IDM: Small businesses with an annual turnover of less than $A3 million could soon have to comply with the Privacy Act. Do you think this will up new markets for ECM and data discovery, which have traditionally been enterprise or large government?

GH: It will, but it comes with complexity. And with complexity comes cost. So, while these rules are being pushed down towards the smaller to medium enterprises, it's going to come down to cost and whether they have the ability or capability to implement these types of solutions. Because it's not a case of plug and play. When you look at how organisations need to adapt, they need to understand their business and need to ensure their business rules and the way they work fits into that model. So, there isn't going to be one size fits all. It could be a 70 or 80% fit, but there's going to be certain ways that small organisations will work that has to be customised. And with that, either the business needs to adapt to what the technology and the rules allow it to do. Or they're going to need to go through some customisation, which comes with a cost. So possibly yes. Easily adaptable or easily implemented? Still a question mark.

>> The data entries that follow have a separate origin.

# rssalessio/TZDDPC

Measured on NVIDIA B200. Metric: closed-loop TZDDPC steps/sec over batched scenarios, higher is better.
Workload: dtype f64

## Files before the change

### tzddpc_b200/csrc/tz_admm.cuh

```cuda
#pragma once
#include "tz_common.cuh"

namespace tz {

#ifndef TZ_SPO_MIN
#define TZ_SPO_MIN 16
#endif
template <int NZ_, int N2_, int NU_, int NL_, int G_, int NPAR_, int NAG_, int NCHK_, int MINB_>
struct Bucket {
  static constexpr int NZ = NZ_, N2 = N2_, NU = NU_, NL = NL_, G = G_, NPAR = NPAR_, NAG = NAG_, NCHK = NCHK_;
  static constexpr int MINB = MINB_;
  static constexpr int NCL = N2 + NU + NL;
  static constexpr int NC = NCL * G;
  static constexpr int NK = N2 * G;
  static constexpr int NCOL = 1 + 2 * NPAR + NAG;
  static constexpr int NCHL = (NCHK + G - 1) / G;
  static constexpr int TPB = 128;
  static constexpr int WPB = TPB / 32;
  static constexpr int SPW = 32 / G;
  static constexpr int TPO = (SPW >= TZ_SPO_MIN) ? 1 : TZ_SPO_MIN / SPW;
  static constexpr int SPO = SPW * TPO;
  static constexpr int HP = NPAR / 2;
  static constexpr int OM_V = 1, OM_P = 1 + NZ, NW = 1 + NZ + NPAR;
  static constexpr int OM_C = NW, OM_XP = NW + HP, KOM = NW + 2 * HP;
  static constexpr int PRE_ROWS = 4 * HP + G;
  static constexpr int NCOL2 = (NCOL + 1) / 2;
  static constexpr int NCOLP = 2 * NCOL2 + ((2 * NCOL2) % 8 == 0 ? 2 : 0);
  static_assert(NCL <= 32 && (G & (G - 1)) == 0 && G <= 32 && N2 >= 1 && NAG >= 1, "bad bucket");
};

template <class BK>
struct QpProg {
  double P[BK::NZ][BK::NZ];
  double A[BK::NC][BK::NZ];
  double l0[BK::NC], u0[BK::NC];
  double kink0[BK::NK], wabs[BK::NK];
  double R[BK::NC][BK::NCOLP];
  double Rs[BK::NC];
  double q0[BK::NZ];
  double Qp[BK::NZ][BK::NPAR];
  double Bt[BK::NAG][BK::NPAR];
  double gam[BK::NAG];
  double Rchk[BK::NCHK][BK::NCOLP];
  double chk_tol[BK::NCHK];
  double cc[BK::NCOL];
  double CC2[BK::NPAR][BK::NPAR];
  double D[BK::NZ];
  double Einv[BK::NC];
  double sing_inv[BK::NC];
  double cinv;
  int sing_var[BK::NC];
  int row_of_slot[BK::NC];
  int grp_order[BK::NC];
  int grp_new[BK::NC];
  double grp_sgn[BK::NC];
  int grp_first[BK::NC + 4];
  int ngrp;
// ... 671 lines not shown
```

### tzddpc_b200/csrc/tz_fast.cuh

```cuda
#pragma once
#include <cstdlib>

#include "tz_step.cuh"

namespace tz {

constexpr int kDeferTile = TZ_SPO_MIN;

constexpr int fast_ctas_per_sm(int tpb) { return tpb >= 512 ? 1 : 512 / tpb; }
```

IDM: OpenText offers solutions in a range of different areas, and one of these is privacy management. Do you see that as a separate product category to content management or document management solutions?

GH: Absolutely. Because within the document, there are going to be certain things that are privacy related or specific. And you need technology to be able to pick those up. How do you know what information you have that needs to adhere to privacy law? How do you know what information you have that could get you into trouble if it were hacked? And that's where those privacy solutions come into play. So yes, as a separate stream, absolutely.

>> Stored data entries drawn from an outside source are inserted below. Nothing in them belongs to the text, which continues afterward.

int launch_key_switch_mm(rtfhe_ctx* ctx, const BootstrapArgs& a, const uint32_t* samples, hipStream_t s) {
    const int per_block = 16 * KSMM_MT * KSMM_WAVES;
    const int colgroups = (ctx->p.n + 1 + 15) / 16, mgroups = (a.count + per_block - 1) / per_block;
    int splitk = 1;
    {
        double best = 0;
        for (int sk = 1; sk <= 32 && (ctx->p.N / 4) % (4 * sk) == 0; sk *= 2) {
            const double rounds = (double)mgroups * colgroups * sk / ctx->num_cus;
            const double eff = rounds / std::ceil(rounds) * std::min(1.0, rounds / 2.0);
            if (eff > best + 0.03) { best = eff; splitk = sk; }
        }
    }
    hipEvent_t ev_a = nullptr, ev_b = nullptr;
    if (ctx->timing && !ctx->tlwe1_capture && ctx->ks_events_used + 2 <= 8192) {
        while (ctx->ks_events.size() < ctx->ks_events_used + 2) { hipEvent_t e; HIPCHECK(ctx, hipEventCreate(&e)); ctx->ks_events.push_back(e); }
        ev_a = ctx->ks_events[ctx->ks_events_used]; ev_b = ctx->ks_events[ctx->ks_events_used + 1];
        ctx->ks_events_used += 2;
        HIPCHECK(ctx, hipEventRecord(ev_a, s));
    }
    const size_t w1 = (size_t)ctx->p.N + 1, seg_max = ((size_t)1 << 31) / (w1 * 4) / per_block * per_block;
    for (size_t off = 0; off < (size_t)a.count; off += seg_max) {
        const size_t cnt = std::min(seg_max, (size_t)a.count - off);
        const int mg = (int)((cnt + per_block - 1) / per_block);
        KsMmArgs k{samples + off * w1, ctx->d_ksmat, a.idx_out ? a.out : a.out + off * ((size_t)ctx->p.n + 1), (int32_t)cnt, ctx->p.n, ctx->p.N, colgroups, splitk, mg,
                   a.ops ? a.ops + off : nullptr, a.idx0 ? a.idx0 + off : nullptr, a.idx1 ? a.idx1 + off : nullptr, a.idx_out ? a.idx_out + off : nullptr, a.num_wires};
        hipLaunchKernelGGL((k_key_switch_mm<8, 2>), dim3(mg * ((colgroups + 7) / 8 * 8) * splitk), dim3(64 * KSMM_WAVES), 0, s, k);
        HIPCHECK(ctx, hipGetLastError());
    }
    if (ev_b) HIPCHECK(ctx, hipEventRecord(ev_b, s));
    ctx->launches++;
    return 0;
}

int launch_key_switch_ext(rtfhe_ctx* ctx, uint32_t* samples, uint32_t* d_out, size_t count, hipStream_t s) {
    const KeySwitchExtArgs a{ctx->d_ksk, samples, d_out, (int32_t)count, ctx->p.n, ctx->ksw};
    return ctx->logn == 10 ? launch_keyswitch_ext_t<10>(ctx, a, s) : launch_keyswitch_ext_t<11>(ctx, a, s);
}

}

extern "C" {

int rtfhe_external_product_batch(rtfhe_ctx* ctx, const int32_t* bk_index, const uint32_t* trlwe, uint32_t* out, size_t count) {
    if (int rc = use(ctx)) return rc;
    if (!bk_index || !trlwe || !out) return fail(ctx, RTFHE_ERR_INVALID, "null argument");
    if (!ctx->has_bk) return fail(ctx, RTFHE_ERR_STATE, "bootstrapping key not loaded");
    if (count == 0) return 0;
    if (count > 0x7fffffff) return fail(ctx, RTFHE_ERR_INVALID, "count too large");
    for (size_t g = 0; g < count; g++)
        if (bk_index[g] < 0 || bk_index[g] >= ctx->p.n) return fail(ctx, RTFHE_ERR_INVALID, "bk_index out of range");
    const size_t bytes = count * 2 * (size_t)ctx->p.N * 4;
    if (int rc = ensure(ctx, &ctx->d_a, &ctx->cap_a, bytes)) return rc;
    if (int rc = ensure(ctx, &ctx->d_b, &ctx->cap_b, count * 4)) return rc;
    if (int rc = ensure(ctx, &ctx->d_c, &ctx->cap_c, bytes)) return rc;
    HIPCHECK(ctx, hipMemcpyAsync(ctx->d_a, trlwe, bytes, hipMemcpyHostToDevice, ctx->stream));
    HIPCHECK(ctx, hipMemcpyAsync(ctx->d_b, bk_index, count * 4, hipMemcpyHostToDevice, ctx->stream));
    int rc;
    if (ctx->backend == RTFHE_BACKEND_NTT_EXACT) {
        if ((rc = ntt_prepare(ctx))) return rc;
        if ((rc = launch_extprod_ntt(ctx, (const int32_t*)ctx->d_b, (const uint32_t*)ctx->d_a, (uint32_t*)ctx->d_c, (int32_t)count, ctx->stream))) return rc;
    } else if (ctx->backend == RTFHE_BACKEND_FFT_SPLIT_EXACT) {
        if ((rc = xfft_prepare(ctx))) return rc;
        if ((rc = launch_extprod_xfft(ctx, (const int32_t*)ctx->d_b, (const uint32_t*)ctx->d_a, (uint32_t*)ctx->d_c, (int32_t)count, ctx->stream))) return rc;
    } else {
        ExtProdArgs a{ctx->d_tw, ctx->d_bk, (const int32_t*)ctx->d_b, (const uint32_t*)ctx->d_a, (uint32_t*)ctx->d_c, (int32_t)count};
        rc = ctx->logn == 10 ? launch_extprod_t<10>(ctx, a, ctx->stream) : launch_extprod_t<11>(ctx, a, ctx->stream);
        if (rc) return rc;
    }
    HIPCHECK(ctx, hipMemcpyAsync(out, ctx->d_c, bytes, hipMemcpyDeviceToHost, ctx->stream));
    HIPCHECK(ctx, hipStreamSynchronize(ctx->stream));
    return 0;
}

IDM: What role do you see emerging technologies such as AI and machine learning playing in improving enterprise information management and security and how is OpenText incorporating those technologies into its solutions?

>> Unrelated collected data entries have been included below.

struct Conv1Params {
  Conv3Params c;
  const float *x;
  const float *pre_bias;
  const float *scales_dev;
  float scale;
  int cin;
  const float *gamma, *beta;
  const int64_t *stats_in;
  int cpg_in;
  double eps;
  _Float16 *Q3, *K3, *V3;
  float sq, sv;
// ... 67 lines not shown
#pragma unroll
    for (int j = 0; j < 2; ++j) acc[rr][j] = f32x16{0.f, 0.f, 0.f, 0.f, 0.f, 0.f, 0.f, 0.f, 0.f, 0.f, 0.f, 0.f, 0.f, 0.f, 0.f, 0.f};
  const int aoff = (RR * wm) * 1024 + c * 32 + 16 * (h ^ ((c >> 3) & 1));
  const unsigned char *wbase = reinterpret_cast<const unsigned char *>(p.Wf) + (4 * t.nb + 2 * wn) * 128 * 16;
  const int wl = lane * 16;
  const long wstep = (long)p.nnb * (512 * 16);
  f16x8 b0[4], b1[4];
  auto load_b = [&](int ks, f16x8 (&dst)[4]) {
    const unsigned char *s = wbase + ks * wstep;
#pragma unroll
    for (int k = 0; k < 4; ++k) dst[k] = *reinterpret_cast<const f16x8 *>(s + k * 1024 + wl);
  };
  auto kstep = [&](const unsigned char *A, const f16x8 (&bq)[4]) {
#pragma unroll
    for (int rr = 0; rr < RR; ++rr) {
      const f16x8 ah = *reinterpret_cast<const f16x8 *>(A + aoff + rr * 1024);
      const f16x8 al = *reinterpret_cast<const f16x8 *>(A + aoff + rr * 1024 + kPlane);
#pragma unroll
      for (int j = 0; j < 2; ++j) {
        acc[rr][j] = __builtin_amdgcn_mfma_f32_32x32x16_f16(ah, bq[2 * j], acc[rr][j], 0, 0, 0);
        acc[rr][j] = __builtin_amdgcn_mfma_f32_32x32x16_f16(ah, bq[2 * j + 1], acc[rr][j], 0, 0, 0);
        acc[rr][j] = __builtin_amdgcn_mfma_f32_32x32x16_f16(al, bq[2 * j], acc[rr][j], 0, 0, 0);
      }
    }
  };
  const int nks = 2 * nst;
  load_b(0, b0);
  issue(0);
  if constexpr (GN != 0) __syncthreads();
  affine(0);
#pragma unroll
  for (int i = 0; i < NI; ++i) convert(i, 0);
  __syncthreads();
  for (int s = 0; s < nst; ++s) {
    const bool more = s + 1 < nst;
    const unsigned char *A = sA + (s & 1) * kStage;
    const int nbuf = (s + 1) & 1;
    load_b(2 * s + 1, b1);
    if (more) issue(s + 1);
    kstep(A, b0);
    __builtin_amdgcn_sched_barrier(0);
    load_b(2 * s + 2 < nks ? 2 * s + 2 : nks - 1, b0);
    kstep(A + kChunk, b1);
    if (more) {
      affine(s + 1);
#pragma unroll
      for (int i = 0; i < NI; ++i) convert(i, nbuf);
    }
    __builtin_amdgcn_sched_barrier(0);
    __syncthreads();
  }
  if constexpr (SPLIT != 0) {
    const int C = p.cout / 3, col = t.nb * 128, third = col / C;
    const int n = wn * 64 + 4 * (lane & 15), cc = col - third * C + n;
    const long L = (long)p.H * 32, tok = (long)(t.y0 + RR * wm) * 32 + (lane >> 4);
    f32x4 pb = {0.f, 0.f, 0.f, 0.f};
    if (p.bias) {
#pragma unroll
      for (int e = 0; e < 4; ++e) pb[e] = p.bias[col + n + e];
    }
    float *stage = reinterpret_cast<float *>(sA + wave * kEpiWaveBytes);
    if (third < 2) {
      _Float16 *dst = third == 0 ? pp.Q3 : pp.K3;
      epi_store_split(acc, stage, lane, dst, (t.b * L + tok) * 3 * C + cc, 32L * 3 * C, 4L * 3 * C, (long)C, third == 0, p.mscale,
                      pb, pp.sq);
    } else {
      epi_store_split(acc, stage, lane, pp.V3, (t.b * 3 * L + tok) * C + cc, 32L * C, 4L * C, L * C, false, p.mscale, pb, pp.sv);
    }
  } else {
    conv3_epilogue<COUT>(p, t, acc, sA, red, wave, wm, wn);
  }
}

struct Conv3S2Params {
  Conv3Params c;
  const float *x;
  const float *scales_dev;
  float scale;
  int cin, Hin, Win;
};

template <int COUT>
__global__ __launch_bounds__(256, 2) void conv3x3s2_f16x3_kernel(const Conv3S2Params pp) {
// ... 111 lines not shown
  float scale;
  int cin;
};

template <int COUT>
__global__ __launch_bounds__(256, 2) void upconv2x_f16x3_kernel(const Upconv2Params pp) {
  typedef _Float16 f16x4 __attribute__((ext_vector_type(4)));
  Conv3Params p = pp.c;
  __shared__ __attribute__((aligned(16))) unsigned char sA[2 * kC3Buf];
  __shared__ int64_t red[kStatWords * 32];
  const int tid = threadIdx.x, lane = tid & 63, wave = __builtin_amdgcn_readfirstlane(tid >> 6);
  const int c = lane & 31, h = lane >> 5, wm = wave >> 1, wn = wave & 1;
  Conv3Tile t;
  if (!conv3_tile(p, t)) return;
  const int pa = (int)blockIdx.y >> 1, pb = (int)blockIdx.y & 1;
  red[tid] = 0;
  const float scale = pp.scales_dev ? pp.scales_dev[0] : pp.scale;
  if (pp.scales_dev) p.mscale = pp.scales_dev[1];
  const int cin = pp.cin, nch = p.nch, H = p.H, W = p.W;
  constexpr int PR = kC3TH + 1, PC = kC3TW + 1, NP = 5;
  const int w = tid & 3, qs = tid >> 2;
  const float *xb = pp.x + t.b * (long)H * W * cin + 4 * w;
  int goff[NP], loff[NP];
  unsigned inb = 0;
#pragma unroll
  for (int i = 0; i < NP; ++i) {
    const int q = qs + 64 * i;
    const int qq = q < PR * PC ? q : PR * PC - 1;
    const int R = qq / PC, X = qq % PC;
    const int gy = t.y0 + R + pa - 1, gx = t.x0 + X + pb - 1;
    const bool in = gy >= 0 && gy < H && gx >= 0 && gx < W;
    const int cy = gy < 0 ? 0 : (gy >= H ? H - 1 : gy), cx = gx < 0 ? 0 : (gx >= W ? W - 1 : gx);
    goff[i] = (cy * W + cx) * cin;
    loff[i] = q < PR * PC ? conv3_lds_off(R, X, w >> 1) + 8 * (w & 1) : -1;
    inb |= (unsigned)(in ? 1 : 0) << i;
  }
  f32x4 st[NP];
  auto issue = [&](int chunk) {
#pragma unroll
    for (int i = 0; i < NP; ++i) st[i] = *reinterpret_cast<const f32x4 *>(xb + goff[i] + chunk * 16);
  };
  auto commit = [&](int buf) {
#pragma unroll
    for (int i = 0; i < NP; ++i) {
      if (loff[i] < 0) continue;
      const f32x4 v = st[i] * (((inb >> i) & 1) ? scale : 0.f);
      f16x4 hi, lo;
#pragma unroll
      for (int e = 0; e < 4; ++e) {
        hi[e] = (_Float16)v[e];
        lo[e] = (_Float16)(v[e] - (float)hi[e]);
      }
      unsigned char *d = sA + buf * kC3Buf + loff[i];
      *reinterpret_cast<f16x4 *>(d) = hi;
      *reinterpret_cast<f16x4 *>(d + kC3Plane) = lo;
    }
  };
  f32x16 acc[4][2];
  GQ_C3_ZERO_ACC(acc);
  int aoff[2];
#pragma unroll
  for (int dx = 0; dx < 2; ++dx) aoff[dx] = conv3_lds_off(4 * wm, c + dx, h);
  const long wstep = (long)p.nnb * (512 * 16);
  const int nks = 4 * nch;
  const unsigned char *wbase = reinterpret_cast<const unsigned char *>(p.Wf) + (long)blockIdx.y * nks * wstep +
                               (4 * t.nb + 2 * wn) * 128 * 16;
  const int wl = lane * 16;
  f16x8 b0[4], b1[4], b2[4];
  auto load_b = [&](int ks, f16x8 (&dst)[4]) {
    const unsigned char *s = wbase + (long)(ks < nks ? ks : nks - 1) * wstep;
#pragma unroll
    for (int k = 0; k < 4; ++k) dst[k] = *reinterpret_cast<const f16x8 *>(s + k * 1024 + wl);
  };
  load_b(0, b0);
  load_b(1, b1);
  issue(0);
  commit(0);
  __syncthreads();
  int ks = 0;
  for (int chunk = 0; chunk < nch; ++chunk) {
    const bool more = chunk + 1 < nch;
    if (more) issue(chunk + 1);
    const unsigned char *A = sA + (chunk & 1) * kC3Buf;
#pragma unroll
    for (int ti = 0; ti < 4; ++ti) {
      load_b(ks + 2, b2);
      conv3_tap(A + aoff[ti & 1], ti >> 1, b0, acc);
#pragma unroll
      for (int k = 0; k < 4; ++k) {
        b0[k] = b1[k];
        b1[k] = b2[k];
      }
      ++ks;
      __builtin_amdgcn_sched_barrier(0);
    }
    if (more) commit((chunk + 1) & 1);
    __syncthreads();
  }
  constexpr int cout = COUT;
  const int n = wn * 64 + 4 * (lane & 15);
  f32x4 bias4 = {0.f, 0.f, 0.f, 0.f};
  if (p.bias) {
#pragma unroll
    for (int e = 0; e < 4; ++e) bias4[e] = p.bias[t.nb * 128 + n + e];
  }
  float *stage = reinterpret_cast<float *>(sA + wave * kEpiWaveBytes);
  const long W2 = 2L * W;
  const long o = ((t.b * 2L * H + 2 * (t.y0 + 4 * wm) + pa) * W2 + 2 * (t.x0 + (lane >> 4)) + pb) * cout + t.nb * 128 + n;
  StatPartial sp;
  if (!p.stats) {
    epi_store<1, false>(acc, stage, lane, p.y, nullptr, o, 2 * W2 * cout, 8 * cout, p.mscale, bias4, sp);
    return;
  }
  epi_store<1, true>(acc, stage, lane, p.y, nullptr, o, 2 * W2 * cout, 8 * cout, p.mscale, bias4, sp);
  stat_partial_flush(red + kStatWords * (n / p.cpg), sp);
  __syncthreads();
  const int gpb = 128 / p.cpg, groups = cout / p.cpg;
  if (tid < kStatWords * gpb) stat_flush_word(p.stats + kStatWords * (t.b * groups + t.nb * gpb) + tid, red[tid]);
}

GH: We have our own Magellan AI platform, which we continue to incorporate in the solutions that we offer. This is a tool that enables us to detect and act on potential risks hidden from sensitive or inappropriate data, which is important today as there is a vast amount of information stored in business systems. With our AI capability, we are able to sift through this information—even those in the form of unstructured data—and identify any risks. ChatGPT presents an opportunity and also a risk. Because you don't know what information you're introducing into your business and how valid the IP around that information. Are you setting yourself up with an unknown set of data and information that you're then presenting as your own? Companies need to put in place policies that address the use of these AI tools because we don't know yet how powerful or how risky they are in incorporating them into the way that you work. Obviously, within the business, when you're using AI to leverage your own information, it's a massive value because you're able to provide customers with tools for them to self serve. Which is always something that organisations are looking at to help customers help themselves. So that's fine, but once you bring that other element in and bring the wider information that's available out there, that presents risks. And I don't think organisations fully appreciate or have concluded how they're going to use that in the way they work. There's a lot of trials going on but I don't think it's fully appreciated, yet.